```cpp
int mdx_relative_coordinates_update_dev(const float* x, const float* s, const float* z, const float* weights, int64_t count,
                                        float* out, mdx_stream_t stream)
{
    if (!weights) return MDX_ERR_INVALID_ARG;
    return coordinates_update(x, s, z, 0.0f, 0.0f, 1.0f, weights, count, out, stream);
}

static int lattice_update(const float* l, const float* s, const float* z, float score_weight, float gaussian_noise_weight,
                          float sigma_n, const float* weights_dev, int64_t count, float* out, mdx_stream_t stream)
{
    if (count < 0 || (count > 0 && (!l || !s || !z || !out))) return MDX_ERR_INVALID_ARG;
    if (count == 0) return MDX_OK;
    hipLaunchKernelGGL(lattice_update_kernel, dim3(flat_grid(count)), dim3(kBlock), 0, as_stream(stream), l, s, z,
                       score_weight, gaussian_noise_weight, sigma_n, count, out, weights_dev);
    return launch_status();
}

int mdx_lattice_parameters_update(const float* l, const float* s, const float* z, float score_weight,
                                  float gaussian_noise_weight, float sigma_n, int64_t count, float* out,
                                  mdx_stream_t stream)
{
    return lattice_update(l, s, z, score_weight, gaussian_noise_weight, sigma_n, nullptr, count, out, stream);
}

int mdx_lattice_parameters_update_dev(const float* l, const float* s, const float* z, const float* weights, int64_t count,
                                      float* out, mdx_stream_t stream)
{
    if (!weights) return MDX_ERR_INVALID_ARG;
    return lattice_update(l, s, z, 0.0f, 0.0f, 1.0f, weights, count, out, stream);
}

int mdx_atom_types_update(const float* logits, const int64_t* atom_types, const float* q, const float* q_bar,
                          const float* q_bar_tm1, const float* gumbel, const float* u, int64_t batch,
                          int number_of_atoms, int num_classes, float small_epsilon, int greedy, int one_transition,
                          int64_t* atom_types_out, float* probabilities_out, mdx_stream_t stream)
{
    if (batch < 0 || number_of_atoms < 1) return MDX_ERR_INVALID_ARG;
    if (num_classes < 2) return MDX_ERR_INVALID_ARG;
    if (num_classes > MDX_MAX_CLASSES) return MDX_ERR_UNSUPPORTED;
    if (batch == 0) return MDX_OK;
    if (!logits || !atom_types || !q || !q_bar || !q_bar_tm1 || !gumbel || !atom_types_out || (greedy && !u))
        return MDX_ERR_INVALID_ARG;
    PcArgs a{};
    a.use_tables = 0;
    a.q_explicit = q; a.qbar_explicit = q_bar; a.qbar_tm1_explicit = q_bar_tm1;
    a.greedy = greedy; a.one_transition = one_transition; a.update_types = 1;
    a.small_eps = small_epsilon;
    a.a = atom_types; a.logits = logits; a.gumbel = gumbel; a.u = u;
    a.B = batch; a.N = number_of_atoms; a.C = num_classes; a.d = 3;
    a.a_out = atom_types_out; a.p_out = probabilities_out;
    return launch_pc(a, as_stream(stream));
}

static int pc_common_args(const mdx_schedule_t* sched_host, int mode, int index_i, const int32_t* d_index, const mdx_pc_flags_t* f,
                          const int64_t* atom_types, const float* logits, const float* gumbel, const float* u, mdx_rng_t rng,
                          int64_t batch, int number_of_atoms, int spatial_dimension, int64_t* atom_types_out, uint32_t* status,
                          PcArgs& a)
{
    const int rc = check_index(sched_host, mode, index_i, d_index);
    if (rc != MDX_OK) return rc;
    if (!f || batch < 0 || number_of_atoms < 1 || spatial_dimension < 1 || spatial_dimension > 3) return MDX_ERR_INVALID_ARG;
    const int C = sched_host->num_classes;
    if (C < 2) return MDX_ERR_INVALID_ARG;
    if (C > MDX_MAX_CLASSES) return MDX_ERR_UNSUPPORTED;
    a.sched = to_dev(sched_host);
    a.use_tables = 1;
    a.mode = mode; a.index_i = index_i; a.d_index = d_index;
    a.atoms_pow = pow((double)number_of_atoms, 1.0 / (double)spatial_dimension);
    a.greedy = f->atom_type_greedy_sampling; a.one_transition = f->one_atom_type_transition_per_step;
    a.fixed_lattice = f->use_fixed_lattice_parameters;
    a.small_eps = f->small_epsilon;
    a.a = atom_types; a.logits = logits; a.gumbel = gumbel; a.u = u;
    a.rng = rng;
    a.B = batch; a.N = number_of_atoms; a.d = spatial_dimension; a.C = C;
    a.nl = spatial_dimension * (spatial_dimension + 1) / 2;
    a.a_out = atom_types_out; a.p_out = nullptr;
    a.status = status;
    return MDX_OK;
}

int mdx_pc_step_update(const mdx_schedule_t* sched_host, int mode, int index_i, const int32_t* d_index,
                       const mdx_pc_flags_t* f, const int64_t* atom_types, const float* x, const float* l,
                       const float* logits, const float* score_x, const float* score_l, const float* z_coordinates,
                       const float* gumbel, const float* u, const float* z_lattice, mdx_rng_t rng, int64_t batch,
                       int number_of_atoms, int spatial_dimension, int64_t* atom_types_out, float* x_out, float* l_out,
                       uint32_t* status, mdx_stream_t stream)
{
    PcArgs a{};
    const int rc = pc_common_args(sched_host, mode, index_i, d_index, f, atom_types, logits, gumbel, u, rng, batch, number_of_atoms,
                                  spatial_dimension, atom_types_out, status, a);
    if (rc != MDX_OK || batch == 0) return rc;
    if (!x || !score_x || !x_out || !l || !l_out) return MDX_ERR_INVALID_ARG;
    if (f->update_atom_types && (!atom_types || !atom_types_out)) return MDX_ERR_INVALID_ARG;
    if (f->update_atom_types && !logits && (a.C != 2 || a.p_out)) return MDX_ERR_INVALID_ARG;
    if (!f->use_fixed_lattice_parameters && !score_l) return MDX_ERR_INVALID_ARG;
    if ((int64_t)batch * number_of_atoms > 0xffffffffLL) return MDX_ERR_UNSUPPORTED;
    a.update_types = f->update_atom_types;
    a.do_coords = 1; a.do_lattice = 1;
    a.x = x; a.l = l; a.score_x = score_x; a.score_l = score_l; a.z_coord = z_coordinates; a.z_lat = z_lattice;
    a.x_out = x_out; a.l_out = l_out;
    return launch_pc(a, as_stream(stream));
}

static AdaptiveStepArgs adaptive_step_args(const mdx_schedule_t* sched_host, int index_i, const int32_t* d_index,
                                           int number_of_atoms, int spatial_dimension, int fixed_lattice, float corrector_r,
                                           float small_epsilon, const double* totals, float* weights)
{
    AdaptiveStepArgs s{};
    s.sched = to_dev(sched_host);
    s.index_i = index_i; s.d_index = d_index;
    s.atoms_pow = pow((double)number_of_atoms, 1.0 / (double)spatial_dimension);
    s.corrector_r = corrector_r; s.small_eps = small_epsilon;
    s.fixed_lattice = fixed_lattice;
    s.totals = totals; s.weights = weights;
    return s;
}

int mdx_adaptive_corrector_statistics(const mdx_schedule_t* sched_host, int index_i, const int32_t* d_index,
                                      const float* score_x, const float* score_l, const float* z_coordinates,
                                      const float* z_lattice_for_step_size, mdx_rng_t rng, int64_t batch, int number_of_atoms,
                                      int spatial_dimension, int use_fixed_lattice_parameters, float corrector_r,
                                      float small_epsilon, float* workspace, double* totals, float* weights,
                                      mdx_stream_t stream)
{
    const int rc = check_index(sched_host, MDX_CORRECTOR, index_i, d_index);
    if (rc != MDX_OK) return rc;
    if (batch < 1 || number_of_atoms < 1 || spatial_dimension < 1 || spatial_dimension > 3) return MDX_ERR_INVALID_ARG;
    if (!score_x || !workspace || !totals || (!use_fixed_lattice_parameters && !score_l)) return MDX_ERR_INVALID_ARG;
    if ((int64_t)batch * number_of_atoms > 0xffffffffLL) return MDX_ERR_UNSUPPORTED;
    AdaptiveStatsArgs a{};
    a.score_x = score_x; a.score_l = score_l; a.z_coord = z_coordinates; a.z_lat = z_lattice_for_step_size;
    a.rng = rng;
    a.index_i = index_i; a.d_index = d_index;
    a.B = batch; a.N = number_of_atoms; a.d = spatial_dimension;
    a.nl = spatial_dimension * (spatial_dimension + 1) / 2;
    a.fixed_lattice = use_fixed_lattice_parameters;
    a.workspace = workspace;
    const int rs = launch_adaptive_stats(a, as_stream(stream));
    if (rs != MDX_OK) return rs;
    hipLaunchKernelGGL(adaptive_totals_kernel, dim3(1), dim3(kBlock), 0, as_stream(stream), (const float*)workspace, batch,
                       number_of_atoms, totals,
                       adaptive_step_args(sched_host, index_i, d_index, number_of_atoms, spatial_dimension,
                                          use_fixed_lattice_parameters, corrector_r, small_epsilon, totals, weights));
    return launch_status();
}

int mdx_adaptive_corrector_step_size(const mdx_schedule_t* sched_host, int index_i, const int32_t* d_index,
                                     const double* totals, int number_of_atoms, int spatial_dimension,
                                     int use_fixed_lattice_parameters, float corrector_r, float small_epsilon, float* weights,
                                     mdx_stream_t stream)
{
    const int rc = check_index(sched_host, MDX_CORRECTOR, index_i, d_index);
    if (rc != MDX_OK) return rc;
    if (number_of_atoms < 1 || spatial_dimension < 1 || spatial_dimension > 3 || !totals || !weights) return MDX_ERR_INVALID_ARG;
    hipLaunchKernelGGL(adaptive_step_kernel, dim3(1), dim3(1), 0, as_stream(stream),
                       adaptive_step_args(sched_host, index_i, d_index, number_of_atoms, spatial_dimension,
                                          use_fixed_lattice_parameters, corrector_r, small_epsilon, totals, weights));
    return launch_status();
}

int mdx_adaptive_corrector_update(const mdx_schedule_t* sched_host, int mode, int index_i, const int32_t* d_index,
                                  const mdx_pc_flags_t* f, const int64_t* atom_types, const float* x, const float* l,
                                  const float* logits, const float* score_x, const float* score_l, const float* z_coordinates,
                                  const float* gumbel, const float* u, const float* z_lattice, const float* weights,
                                  mdx_rng_t rng, int64_t batch, int number_of_atoms, int spatial_dimension,
                                  int64_t* atom_types_out, float* x_out, float* l_out, uint32_t* status, mdx_stream_t stream)
{
    PcArgs a{};
    const int rc = pc_common_args(sched_host, mode, index_i, d_index, f, atom_types, logits, gumbel, u, rng, batch, number_of_atoms,
                                  spatial_dimension, atom_types_out, status, a);
    if (rc != MDX_OK || batch == 0) return rc;
    const int types = mode == MDX_PREDICTOR ? 1 : f->update_atom_types;
    if (types && (!atom_types || !logits || !atom_types_out)) return MDX_ERR_INVALID_ARG;
    if (mode == MDX_CORRECTOR) {
        if (!weights || !x || !score_x || !x_out || !l || !l_out) return MDX_ERR_INVALID_ARG;
        if (!f->use_fixed_lattice_parameters && !score_l) return MDX_ERR_INVALID_ARG;
    }
    if ((int64_t)batch * number_of_atoms > 0xffffffffLL) return MDX_ERR_UNSUPPORTED;
    a.update_types = types;
    if (mode == MDX_CORRECTOR) {
        a.x = x; a.l = l; a.score_x = score_x; a.score_l = score_l; a.z_coord = z_coordinates; a.z_lat = z_lattice;
        a.x_out = x_out; a.l_out = l_out;
    }
    return launch_adaptive_update(a, weights, as_stream(stream));
// ... 376 lines not shown
```

diffusion_for_multi_scale_molecular_dynamics_amd/generators/langevin_generator.py:

```python
import contextlib
import dataclasses
import gc
import warnings
import weakref
from typing import Optional

import torch

from .. import kernels
from .._hip import (MDX_CORRECTOR, MDX_PREDICTOR, STATUS_EGNN_F16_RANGE, STATUS_EGNN_TABLE, STATUS_MASK_AT_LAST_STEP,
                    MdxError, PcFlags, Rng)
from ..models.score_networks.score_network import ScoreNetwork
from ..namespace import AXL, CARTESIAN_FORCES, NOISE, NOISY_AXL_COMPOSITION, TIME
from ..noise_schedulers.noise_parameters import NoiseParameters
from ..noise_schedulers.noise_scheduler import NoiseScheduler
from ..utils.sample_trajectory import PinnedStaging, SampleTrajectory
from . import network_hooks as hooks
from .noise_sources import DevicePhiloxNoise, RecordingNoise, ReferenceOrderNoise, one_host_thread, upload
from .predictor_corrector_axl_generator import PredictorCorrectorAXLGenerator, PredictorCorrectorSamplingParameters
from .trajectory_initializer import TrajectoryInitializer


class LangevinGenerator(PredictorCorrectorAXLGenerator):
    def __init__(self, noise_parameters: NoiseParameters, sampling_parameters: PredictorCorrectorSamplingParameters,
                 axl_network: ScoreNetwork, trajectory_initializer: Optional[TrajectoryInitializer] = None):
        sp = sampling_parameters
        super().__init__(number_of_discretization_steps=noise_parameters.total_time_steps,
                         number_of_corrector_steps=sp.number_of_corrector_steps,
                         spatial_dimension=sp.spatial_dimension, num_atom_types=sp.num_atom_types,
                         number_of_atoms=sp.number_of_atoms,
                         use_fixed_lattice_parameters=sp.use_fixed_lattice_parameters,
                         fixed_lattice_parameters=sp.fixed_lattice_parameters,
                         trajectory_initializer=trajectory_initializer)
        self.noise_parameters = noise_parameters
        self.sampling_parameters = sp
        self.number_of_atoms = sp.number_of_atoms
        self.masked_atom_type_index = self.num_classes - 1
        self.axl_network = axl_network
        self.small_epsilon = sp.small_epsilon
        self.one_atom_type_transition_per_step = sp.one_atom_type_transition_per_step
        self.atom_type_greedy_sampling = sp.atom_type_greedy_sampling
        self.atom_type_transition_in_corrector = sp.atom_type_transition_in_corrector
        self.use_fixed_lattice_parameters = sp.use_fixed_lattice_parameters
        self.fixed_lattice_parameters = sp.fixed_lattice_parameters

        self.record = sp.record_samples
        self.record_corrector = sp.record_samples_corrector_steps
        self.record_atom_type_update = sp.record_atom_type_update
        if self.record_corrector or self.record_atom_type_update:
            assert self.record, "Corrector steps or atom_type_update can only be recorded if record_samples is True."

        rng_mode = getattr(sp, "rng_mode", "reference")
        assert rng_mode in ("reference", "device"), f"unknown rng_mode {rng_mode}"
        self.rng_mode = rng_mode
        self.use_hip_graph = bool(getattr(sp, "use_hip_graph", False))
        self.fused_score_network = bool(getattr(sp, "fused_score_network", False))
        self._mlp_pack = None
        self._noise_workspace = kernels.NoiseWorkspace()
        self.fused_sampler_options = 0
        self.fused_predrawn_noise = True
        self._seed = getattr(sp, "seed", None)
        self._call_counter = 0
        self.noise_source = ReferenceOrderNoise() if rng_mode == "reference" else None
        self.f16_range_fallbacks = 0
        self.table_fallbacks = 0
        self.resampling_steps = 0
        self._visit = 0
        self._warned_not_capturable = False

        self._scheduler = None
        self._status = None
        self._call_word = None
        self._buffers = {}
        if self.record:
            self.sample_trajectory_recorder = SampleTrajectory()
            self._staging = PinnedStaging()
            self.sample_trajectory_recorder.record(key="noise_parameters", entry=dataclasses.asdict(noise_parameters))
            self.sample_trajectory_recorder.record(key="sampling_parameters",
                                                   entry={k: v for k, v in dataclasses.asdict(sp).items()})

    @property
    def _device_rng(self) -> bool:
        return getattr(self.noise_source, "device_rng", False)

    @staticmethod
    def _device(device) -> torch.device:
        device = torch.device(device)
        if device.type == "cuda" and device.index is None:
            device = torch.device("cuda", torch.cuda.current_device())
        return device

    def _prepare(self, device: torch.device):
        device = self._device(device)
        if device.type != "cuda":
            raise MdxError(f"LangevinGenerator runs on the GPU hot path only; got device '{device}' "
                           "(there is no CPU fallback -- use the reference implementation on CPU)")
        if self._scheduler is None or self._scheduler.tables.device != device:
            self._scheduler = NoiseScheduler(self.noise_parameters, num_classes=self.num_classes, device=device)
            self.noise, self.langevin_dynamics = self._scheduler.get_all_sampling_parameters()
            self._status = torch.zeros(1, dtype=torch.int32, device=device)
            self._buffers = {}
            if self.record:
                self.sample_trajectory_recorder.record(
                    key="noise", entry=type(self.noise)(*[t.detach().cpu() for t in self.noise]))
        return self._scheduler.tables

    def _time_sigma(self, batch: int, device):
        key = ("ts", batch)
        if key not in self._buffers:
            self._buffers[key] = (torch.empty(batch, 1, dtype=torch.float32, device=device),
                                  torch.empty(batch, 1, dtype=torch.float32, device=device))
        return self._buffers[key]

    def _flags(self, update_atom_types: bool) -> PcFlags:
        return PcFlags(int(self.atom_type_greedy_sampling), int(self.one_atom_type_transition_per_step),
                       int(self.use_fixed_lattice_parameters), int(update_atom_types), float(self.small_epsilon))

    def _draw_stride(self) -> int:
        return (self.number_of_corrector_steps + 1) * (self.resampling_steps + 1)

    def _rng(self, draw_offset: int) -> Rng:
        src = self.noise_source
        seed, call = (src.seed, src.call) if self._device_rng else (0, 0)
        word = self._call_word.data_ptr() if self._device_rng and self._call_word is not None else None
        return Rng(seed, call, self._draw_stride(),
                   self._visit * (self.number_of_corrector_steps + 1) + draw_offset, 0, word)

    def _begin_call(self, device):
        if self.rng_mode == "device":
            seed = self._seed if self._seed is not None else torch.initial_seed()
            rank = torch.distributed.get_rank() if torch.distributed.is_available() and \
                torch.distributed.is_initialized() else 0
            self.noise_source = DevicePhiloxNoise(seed + rank, self._call_counter)
            device = self._device(device)
            if self._call_word is None or self._call_word.device != device:
                self._buffers.pop("graph_loop", None)
                self._call_word = torch.zeros(1, dtype=torch.int32, device=device)
            kernels.index_set(self._call_word, self._call_counter)
            self._call_counter += 1
        if hasattr(self.trajectory_initializer, "noise_source"):
            self.trajectory_initializer.noise_source = self.noise_source

    def _draw_coordinates_gaussian_sample(self, number_of_samples):
        return self.noise_source.randn(number_of_samples, self.number_of_atoms, self.spatial_dimension)

    def _draw_lattice_gaussian_sample(self, number_of_samples):
        return self.noise_source.randn(number_of_samples, self.num_lattice_parameters)
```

WHAT YOU WILL DO >> Determine how many of the lines above include the word "only", then give that number and nothing else.

RESULT >> 2